* _PROBLEM TO WORK ON_
In the records below, find each line with "hipLaunchKernelGGL" and copy it.

(Saved data entries)
——————

# PJLab-ADG/DetZero

Hardware: AMD Instinct MI355X
Metric: LiDAR frames/sec (160k pts, 0.1m voxels) (higher is better)
Workload: dtype f32 as f16 pairs (hi+lo, 22-bit significand; 3 f16 MFMA per product, f32 accumulate)

## Files before the change

detzero_amd/csrc/head_cand.hip:

```cpp
#include "hgemm.h"

namespace dz {

constexpr int HC_C = 64;
constexpr int HC_CAND = 32;
constexpr int HC_THREADS = 192;
constexpr int HC_PIX_BYTES = HC_C * 4;
constexpr int HC_HROW = HC_PIX_BYTES + 16;
constexpr int HC_LDS_BYTES = 9 * HC_CAND * HC_HROW;
constexpr int HC_MAX_BRANCH = 4;

struct HcArgs {
    const unsigned char *shared;
    const unsigned long long *cand;
    const int *ncand;
    const unsigned char *w1, *w2;
    const float *s1, *b1, *s2, *b2;
    float *head;
    int h, w, k, cand_stride, w1_cout;
    int g_cout[HC_MAX_BRANCH], g_ooff[HC_MAX_BRANCH];
};

template <class M>
__global__ __launch_bounds__(HC_THREADS) __attribute__((amdgpu_waves_per_eu(2, 2))) void k_head_at_cand(HcArgs a) {
    extern __shared__ __attribute__((aligned(16))) unsigned char hid_s[];
    const int tid = threadIdx.x, lane = tid & 63, ty = tid >> 6;
    const int n = lane & 31, hh = lane >> 5;
    const int g = blockIdx.y, b = blockIdx.z;
    const int hw = a.h * a.w, hp = a.h + 2, wp = a.w + 2;
    const int ncand = min(min(a.ncand[b], a.k), a.cand_stride);
    const int slot = blockIdx.x * HC_CAND + n;
    if (blockIdx.x * HC_CAND >= ncand) return;
    const bool live = slot < ncand;
    int pix = 0, y = 0, x = 0;
    if (live) {
        const unsigned long long e = a.cand[(size_t)b * a.cand_stride + slot];
        const uint32_t flat = 0xFFFFFFFFu - (uint32_t)(e & 0xFFFFFFFFull);
        pix = (int)(flat % (uint32_t)hw);
        y = pix / a.w;
        x = pix - y * a.w;
    }
    const int hy = y + ty - 1;
    bool ok[3];
    const unsigned char *base[3];
#pragma unroll
    for (int tx = 0; tx < 3; ++tx) {
        const int hx = x + tx - 1;
        ok[tx] = live && hy >= 0 && hy < a.h && hx >= 0 && hx < a.w;
        base[tx] = a.shared + (ok[tx] ? (((size_t)b * hp + hy) * wp + hx) * HC_PIX_BYTES : (size_t)0);
    }
    f32x16 acc[2][3];
#pragma unroll
    for (int ct = 0; ct < 2; ++ct)
#pragma unroll
        for (int tx = 0; tx < 3; ++tx)
#pragma unroll
            for (int e = 0; e < 16; ++e) acc[ct][tx][e] = 0.f;
    const v4u zero4 = {0u, 0u, 0u, 0u};
    const unsigned char *const wrow = a.w1 + ((size_t)(g * HC_C + n) * HC_C) * 4;
    const size_t w_tap = (size_t)a.w1_cout * HC_C * 4, w_ct = (size_t)32 * HC_C * 4;
    for (int kc = 0; kc < HC_C / 32; ++kc) {
#pragma unroll
        for (int s = 0; s < 9; ++s) {
            const int ky = s / 3, kx = s - ky * 3;
            const size_t toff = (size_t)(ky * wp + kx) * HC_PIX_BYTES;
#pragma unroll
            for (int q = 0; q < 2; ++q) {
                const int koff = kc * 128 + q * 64 + hh * 32;
                v4u c_hi[2], c_lo[2], p_hi[3], p_lo[3];
#pragma unroll
                for (int ct = 0; ct < 2; ++ct) {
                    const unsigned char *wpn = wrow + s * w_tap + ct * w_ct + koff;
                    c_hi[ct] = *reinterpret_cast<const v4u *>(wpn);
                    c_lo[ct] = *reinterpret_cast<const v4u *>(wpn + 16);
                }
#pragma unroll
                for (int tx = 0; tx < 3; ++tx) {
                    p_hi[tx] = p_lo[tx] = zero4;
                    if (ok[tx]) {
                        const unsigned char *pp = base[tx] + toff + koff;
                        p_hi[tx] = *reinterpret_cast<const v4u *>(pp);
                        p_lo[tx] = *reinterpret_cast<const v4u *>(pp + 16);
                    }
                }
#pragma unroll
                for (int term = 3 - M::TERMS; term < 3; ++term)
#pragma unroll
                    for (int ct = 0; ct < 2; ++ct)
#pragma unroll
                        for (int tx = 0; tx < 3; ++tx)
                            acc[ct][tx] = M::mma(term == 0 ? c_lo[ct] : c_hi[ct], term == 1 ? p_lo[tx] : p_hi[tx], acc[ct][tx]);
            }
        }
    }
#pragma unroll
    for (int tx = 0; tx < 3; ++tx) {
        unsigned char *const row = hid_s + ((ty * 3 + tx) * HC_CAND + n) * HC_HROW;
#pragma unroll
        for (int ct = 0; ct < 2; ++ct) {
#pragma unroll
            for (int j = 0; j < 4; ++j) {
                const int ch = g * HC_C + ct * 32 + 8 * j + 4 * hh;
                float v[4];
#pragma unroll
                for (int e = 0; e < 4; ++e) v[e] = fmaxf(fmaf(acc[ct][tx][4 * j + e], a.s1[ch + e], a.b1[ch + e]), 0.f);
                uint2 hi, lo;
                split4<M>(v, hi, lo);
                if (!ok[tx]) hi = lo = make_uint2(0u, 0u);
                unsigned char *d = row + (ct * 4 + j) * 32 + hh * 8;
                *reinterpret_cast<uint2 *>(d) = hi;
                *reinterpret_cast<uint2 *>(d + 16) = lo;
            }
        }
    }
    __syncthreads();
    if (ty != 0) return;
    f32x16 out;
#pragma unroll
    for (int e = 0; e < 16; ++e) out[e] = 0.f;
    const unsigned char *const w2row = a.w2 + ((size_t)(g * 9 * 32 + n) * HC_C) * 4;
    for (int kc = 0; kc < HC_C / 32; ++kc) {
#pragma unroll
        for (int s = 0; s < 9; ++s) {
#pragma unroll
            for (int q = 0; q < 2; ++q) {
                const int koff = kc * 128 + q * 64 + hh * 32;
                const unsigned char *wpn = w2row + (size_t)s * 32 * HC_C * 4 + koff;
                const v4u c_hi = *reinterpret_cast<const v4u *>(wpn), c_lo = *reinterpret_cast<const v4u *>(wpn + 16);
                const unsigned char *pp = hid_s + (s * HC_CAND + n) * HC_HROW + koff;
                const v4u p_hi = *reinterpret_cast<const v4u *>(pp), p_lo = *reinterpret_cast<const v4u *>(pp + 16);
                if constexpr (M::TERMS == 3) {
                    out = M::mma(c_lo, p_hi, out);
                    out = M::mma(c_hi, p_lo, out);
                }
                out = M::mma(c_hi, p_hi, out);
            }
        }
    }
    if (live && hh == 0) {
        float *o = a.head + ((size_t)b * hw + pix) * 12 + a.g_ooff[g];
        const int gc = a.g_cout[g];
#pragma unroll
        for (int e = 0; e < 4; ++e) {
            if (e < gc) o[e] = fmaf(out[e], a.s2 ? a.s2[g * 32 + e] : 1.f, a.b2 ? a.b2[g * 32 + e] : 0.f);
        }
    }
}


constexpr int HF_CAND = 16;
constexpr int HF_HROW = HC_C + 4;

__global__ __launch_bounds__(HC_THREADS) void k_head_at_cand_f32(HcArgs a) {
    __shared__ __attribute__((aligned(16))) float hid_s[9 * HF_CAND * HF_HROW];
    __shared__ int pix_s[HF_CAND];
    __shared__ int ok_s[3][HF_CAND];
    const int tid = threadIdx.x, lane = tid & 63, ty = tid >> 6;
    const int r = lane & 15, g4 = lane >> 4;
    const int br = blockIdx.y, b = blockIdx.z;
    const int hw = a.h * a.w, hp = a.h + 2, wp = a.w + 2;
    const int ncand = min(min(a.ncand[b], a.k), a.cand_stride);
    if (blockIdx.x * HF_CAND >= ncand) return;
    const int slot = blockIdx.x * HF_CAND + r;
    const bool live = slot < ncand;
    int pix = 0, y = 0, x = 0;
    if (live) {
        const unsigned long long e = a.cand[(size_t)b * a.cand_stride + slot];
        const uint32_t flat = 0xFFFFFFFFu - (uint32_t)(e & 0xFFFFFFFFull);
        pix = (int)(flat % (uint32_t)hw);
        y = pix / a.w;
        x = pix - y * a.w;
    }
    const int hy = y + ty - 1;
    bool ok[3];
    const float *base[3];
    int okm = 0;
#pragma unroll
    for (int tx = 0; tx < 3; ++tx) {
        const int hx = x + tx - 1;
        ok[tx] = live && hy >= 0 && hy < a.h && hx >= 0 && hx < a.w;
        okm |= ok[tx] ? 1 << tx : 0;
        base[tx] = reinterpret_cast<const float *>(a.shared) + (ok[tx] ? (((size_t)b * hp + hy) * wp + hx) * HC_C : (size_t)0);
    }
    if (lane < HF_CAND) {
        ok_s[ty][lane] = okm;
        if (ty == 0) pix_s[lane] = live ? pix : -1;
    }
    __syncthreads();
    f32x4 acc[3][4];
#pragma unroll
    for (int tx = 0; tx < 3; ++tx)
#pragma unroll
        for (int nt = 0; nt < 4; ++nt) acc[tx][nt] = f32x4{0.f, 0.f, 0.f, 0.f};
    const float *const w1 = reinterpret_cast<const float *>(a.w1) + br * HC_C + r;
    for (int s = 0; s < 9; ++s) {
        const int ky = s / 3, kx = s - ky * 3;
        const size_t toff = (size_t)(ky * wp + kx) * HC_C;
#pragma unroll
        for (int kq = 0; kq < HC_C / 16; ++kq) {
            const int k0 = kq * 16 + g4 * 4;
            f32x4 av[3];
#pragma unroll
            for (int tx = 0; tx < 3; ++tx) {
                av[tx] = f32x4{0.f, 0.f, 0.f, 0.f};
                if (ok[tx]) av[tx] = *reinterpret_cast<const f32x4 *>(base[tx] + toff + k0);
            }
#pragma unroll
            for (int e = 0; e < 4; ++e) {
                float bv[4];
#pragma unroll
                for (int nt = 0; nt < 4; ++nt) bv[nt] = w1[((size_t)s * HC_C + k0 + e) * a.w1_cout + nt * 16];
#pragma unroll
                for (int tx = 0; tx < 3; ++tx)
#pragma unroll
                    for (int nt = 0; nt < 4; ++nt) acc[tx][nt] = __builtin_amdgcn_mfma_f32_16x16x4f32(av[tx][e], bv[nt], acc[tx][nt], 0, 0, 0);
            }
        }
    }
#pragma unroll
    for (int nt = 0; nt < 4; ++nt) {
        const int ch = br * HC_C + nt * 16 + r;
        const float sc = a.s1[ch], sh = a.b1[ch];
#pragma unroll
        for (int tx = 0; tx < 3; ++tx)
#pragma unroll
            for (int e = 0; e < 4; ++e) {
                const int c = 4 * g4 + e;
                const float v = fmaxf(fmaf(acc[tx][nt][e], sc, sh), 0.f);
                hid_s[((ty * 3 + tx) * HF_CAND + c) * HF_HROW + nt * 16 + r] = ((ok_s[ty][c] >> tx) & 1) ? v : 0.f;
            }
    }
    __syncthreads();
    if (ty != 0) return;
    f32x4 out = {0.f, 0.f, 0.f, 0.f};
    const float *const w2 = reinterpret_cast<const float *>(a.w2) + (size_t)br * 9 * HC_C * 16 + r;
    for (int s = 0; s < 9; ++s) {
#pragma unroll
        for (int kq = 0; kq < HC_C / 16; ++kq) {
            const int k0 = kq * 16 + g4 * 4;
            const f32x4 av = *reinterpret_cast<const f32x4 *>(hid_s + (s * HF_CAND + r) * HF_HROW + k0);
#pragma unroll
            for (int e = 0; e < 4; ++e) out = __builtin_amdgcn_mfma_f32_16x16x4f32(av[e], w2[((size_t)s * HC_C + k0 + e) * 16], out, 0, 0, 0);
        }
    }
    if (r < a.g_cout[br]) {
        const float sc = a.s2 ? a.s2[br * 16 + r] : 1.f, sh = a.b2 ? a.b2[br * 16 + r] : 0.f;
#pragma unroll
        for (int e = 0; e < 4; ++e) {
            const int px = pix_s[4 * g4 + e];
            if (px >= 0) a.head[((size_t)b * hw + px) * 12 + a.g_ooff[br] + r] = fmaf(out[e], sc, sh);
        }
    }
}

template <class M>
static int launch_head_at_cand(const HcArgs &a, int batch, int nbranch, hipStream_t stream) {
    static PerDeviceFlags lds_done;
    if (int rc_ = reserve_lds(reinterpret_cast<const void *>(&k_head_at_cand<M>), HC_LDS_BYTES, lds_done, "dz_head_at_candidates")) return rc_;
    hipLaunchKernelGGL((k_head_at_cand<M>), dim3(ceil_div(a.k, HC_CAND), nbranch, batch), dim3(HC_THREADS), HC_LDS_BYTES, stream, a);
    DZ_LAUNCH_CHECK();
    return DZ_OK;
}

}

using namespace dz;

extern "C" {

int dz_head_at_candidates_supported(int math, int channels) {
    return (math == DZ_MATH_F32 || math == DZ_MATH_F16X2 || math == DZ_MATH_BF16X2 || math == DZ_MATH_F16) && channels == HC_C ? 1 : 0;
}

int dz_head_at_candidates(const float *shared, int batch, int h, int w, const unsigned long long *cand, const int *d_ncand, int cand_stride,
                          int k, const float *w1, int w1_cout, const float *s1, const float *b1, const float *w2, const float *s2,
                          const float *b2, int nbranch, const int *h_g_cout, const int *h_g_ooff, float *head, int math, void *stream_) {
    hipStream_t stream = (hipStream_t)stream_;
    DZ_CHECK_ARG(dz_head_at_candidates_supported(math, HC_C), "dz_head_at_candidates: unknown math mode %d", math);
    DZ_CHECK_ARG(batch >= 0 && batch <= 65535 && h >= 1 && w >= 1 && k >= 1 && cand_stride >= k, "dz_head_at_candidates: bad sizes");
    DZ_CHECK_ARG(nbranch >= 1 && nbranch <= HC_MAX_BRANCH && w1_cout >= nbranch * HC_C && w1_cout % 32 == 0, "dz_head_at_candidates: bad branch layout");
    DZ_CHECK_ARG(shared && cand && d_ncand && w1 && s1 && b1 && w2 && head && h_g_cout && h_g_ooff, "dz_head_at_candidates: null pointer");
    if (batch == 0) return DZ_OK;
    HcArgs a{};
    for (int g = 0; g < nbranch; ++g) {
        DZ_CHECK_ARG(h_g_cout[g] >= 1 && h_g_cout[g] <= 4 && h_g_ooff[g] >= 0 && h_g_ooff[g] + h_g_cout[g] <= 12, "dz_head_at_candidates: bad columns of branch %d", g);
        a.g_cout[g] = h_g_cout[g];
        a.g_ooff[g] = h_g_ooff[g];
    }
    a.shared = reinterpret_cast<const unsigned char *>(shared);
    a.cand = cand; a.ncand = d_ncand;
    a.w1 = reinterpret_cast<const unsigned char *>(w1); a.w2 = reinterpret_cast<const unsigned char *>(w2);
    a.s1 = s1; a.b1 = b1; a.s2 = s2; a.b2 = b2; a.head = head;
    a.h = h; a.w = w; a.k = k; a.cand_stride = cand_stride; a.w1_cout = w1_cout;
    if (math == DZ_MATH_F32) {
        hipLaunchKernelGGL(k_head_at_cand_f32, dim3(ceil_div(k, HF_CAND), nbranch, batch), dim3(HC_THREADS), 0, stream, a);
        DZ_LAUNCH_CHECK();
        return DZ_OK;
    }
    if (math == DZ_MATH_F16X2) return launch_head_at_cand<MathF16>(a, batch, nbranch, stream);
    if (math == DZ_MATH_F16) return launch_head_at_cand<MathF16H>(a, batch, nbranch, stream);
    return launch_head_at_cand<MathBF16>(a, batch, nbranch, stream);
}

}
```

Before: 1147.

## Stage candidate pixels and conv weights through LDS with register prefetch pipeline

The candidate-head 3x3 conv previously had every lane read weights and neighbour pixels straight from global memory for each tap. It now loads them with coalesced buffer loads into registers one step ahead and stores them into padded LDS images. Each horizontal pixel strip is reused across the three kx taps, and MFMA operands are read from LDS. This trades redundant global traffic and latency for two block barriers per step and more register pressure. It also adds a 2 GiB size check required by the buffer resource.

```diff
diff --git a/detzero_amd/csrc/head_cand.hip b/detzero_amd/csrc/head_cand.hip
--- a/detzero_amd/csrc/head_cand.hip
+++ b/detzero_amd/csrc/head_cand.hip
@@ -9,6 +9,7 @@
 constexpr int HC_HROW = HC_PIX_BYTES + 16;
 constexpr int HC_LDS_BYTES = 9 * HC_CAND * HC_HROW;
 constexpr int HC_MAX_BRANCH = 4;
+constexpr int HC_STEPS = (HC_C / 32) * 9;
 
 struct HcArgs {
     const unsigned char *shared;
@@ -21,6 +22,26 @@
     int g_cout[HC_MAX_BRANCH], g_ooff[HC_MAX_BRANCH];
 };
 
+constexpr int HC_SROW = 128 + 16;
+constexpr int HC_PIX_IMG = 5 * HC_CAND * HC_SROW;
+constexpr int HC_W_IMG = 2 * 32 * HC_SROW;
+constexpr int HC_W_LOADS = (2 * 32 * 8 + HC_THREADS - 1) / HC_THREADS;
+static_assert(3 * HC_PIX_IMG + HC_W_IMG <= HC_LDS_BYTES, "the staging images must fit under the hidden rows");
+static_assert(2 * 32 * 8 > (HC_W_LOADS - 1) * HC_THREADS && 2 * 32 * 8 - (HC_W_LOADS - 1) * HC_THREADS == 128, "last weight piece: waves 0 and 1");
+
+__device__ __forceinline__ void hc_wave_sync() {
+    __builtin_amdgcn_fence(__ATOMIC_RELEASE, "wavefront");
+    __builtin_amdgcn_wave_barrier();
+    __builtin_amdgcn_fence(__ATOMIC_ACQUIRE, "wavefront");
+}
+
+__device__ __forceinline__ __amdgpu_buffer_rsrc_t hc_rsrc(const unsigned char *base, int bytes) {
+    return __builtin_amdgcn_make_buffer_rsrc(const_cast<unsigned char *>(base), 0, bytes, 0x00020000);
+}
+__device__ __forceinline__ v4u hc_load(__amdgpu_buffer_rsrc_t rsrc, uint32_t lane_off, int uniform_off) {
+    return __builtin_amdgcn_raw_buffer_load_b128(rsrc, (int)lane_off, uniform_off, 0);
+}
+
 template <class M>
 __global__ __launch_bounds__(HC_THREADS) __attribute__((amdgpu_waves_per_eu(2, 2))) void k_head_at_cand(HcArgs a) {
     extern __shared__ __attribute__((aligned(16))) unsigned char hid_s[];
@@ -29,26 +50,48 @@
     const int g = blockIdx.y, b = blockIdx.z;
     const int hw = a.h * a.w, hp = a.h + 2, wp = a.w + 2;
     const int ncand = min(min(a.ncand[b], a.k), a.cand_stride);
-    const int slot = blockIdx.x * HC_CAND + n;
     if (blockIdx.x * HC_CAND >= ncand) return;
-    const bool live = slot < ncand;
-    int pix = 0, y = 0, x = 0;
-    if (live) {
+    auto cell = [&](int c, int &pix, int &y, int &x) {
+        const int slot = blockIdx.x * HC_CAND + c;
+        pix = y = x = 0;
+        if (slot >= ncand) return false;
         const unsigned long long e = a.cand[(size_t)b * a.cand_stride + slot];
         const uint32_t flat = 0xFFFFFFFFu - (uint32_t)(e & 0xFFFFFFFFull);
         pix = (int)(flat % (uint32_t)hw);
         y = pix / a.w;
         x = pix - y * a.w;
-    }
-    const int hy = y + ty - 1;
+        return true;
+    };
+    int pix, y, x;
+    const bool live = cell(n, pix, y, x);
     bool ok[3];
-    const unsigned char *base[3];
 #pragma unroll
     for (int tx = 0; tx < 3; ++tx) {
-        const int hx = x + tx - 1;
+        const int hy = y + ty - 1, hx = x + tx - 1;
         ok[tx] = live && hy >= 0 && hy < a.h && hx >= 0 && hx < a.w;
-        base[tx] = a.shared + (ok[tx] ? (((size_t)b * hp + hy) * wp + hx) * HC_PIX_BYTES : (size_t)0);
-    }
+    }
+    const int sr = lane >> 3, sp = lane & 7;
+    const __amdgpu_buffer_rsrc_t prsrc = hc_rsrc(a.shared + (size_t)b * hp * wp * HC_PIX_BYTES, hp * wp * HC_PIX_BYTES);
+    uint32_t p0[4], p1[4], p4[4];
+#pragma unroll
+    for (int j = 0; j < 4; ++j) {
+        int pj, yj, xj;
+        const bool lj = cell(sr + 8 * j, pj, yj, xj);
+        const int hy = yj + ty - 1;
+        const bool rowok = lj && hy >= 0 && hy < a.h;
+        const uint32_t row = rowok ? (uint32_t)(hy * wp) : 0u;
+        p1[j] = (row + (rowok ? xj : 0)) * HC_PIX_BYTES + sp * 16;
+        p0[j] = (row + (rowok ? max(xj - 1, 0) : 0)) * HC_PIX_BYTES + sp * 16;
+        p4[j] = (row + (rowok ? min(xj + 3, wp - 1) : 0)) * HC_PIX_BYTES + sp * 16;
+    }
+    const int w_tap = a.w1_cout * HC_C * 4;
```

——————

* _SOLUTION TO THE PROBLEM_
    hipLaunchKernelGGL((k_head_at_cand<M>), dim3(ceil_div(a.k, HC_CAND), nbranch, batch), dim3(HC_THREADS), HC_LDS_BYTES, stream, a);
        hipLaunchKernelGGL(k_head_at_cand_f32, dim3(ceil_div(k, HF_CAND), nbranch, batch), dim3(HC_THREADS), 0, stream, a);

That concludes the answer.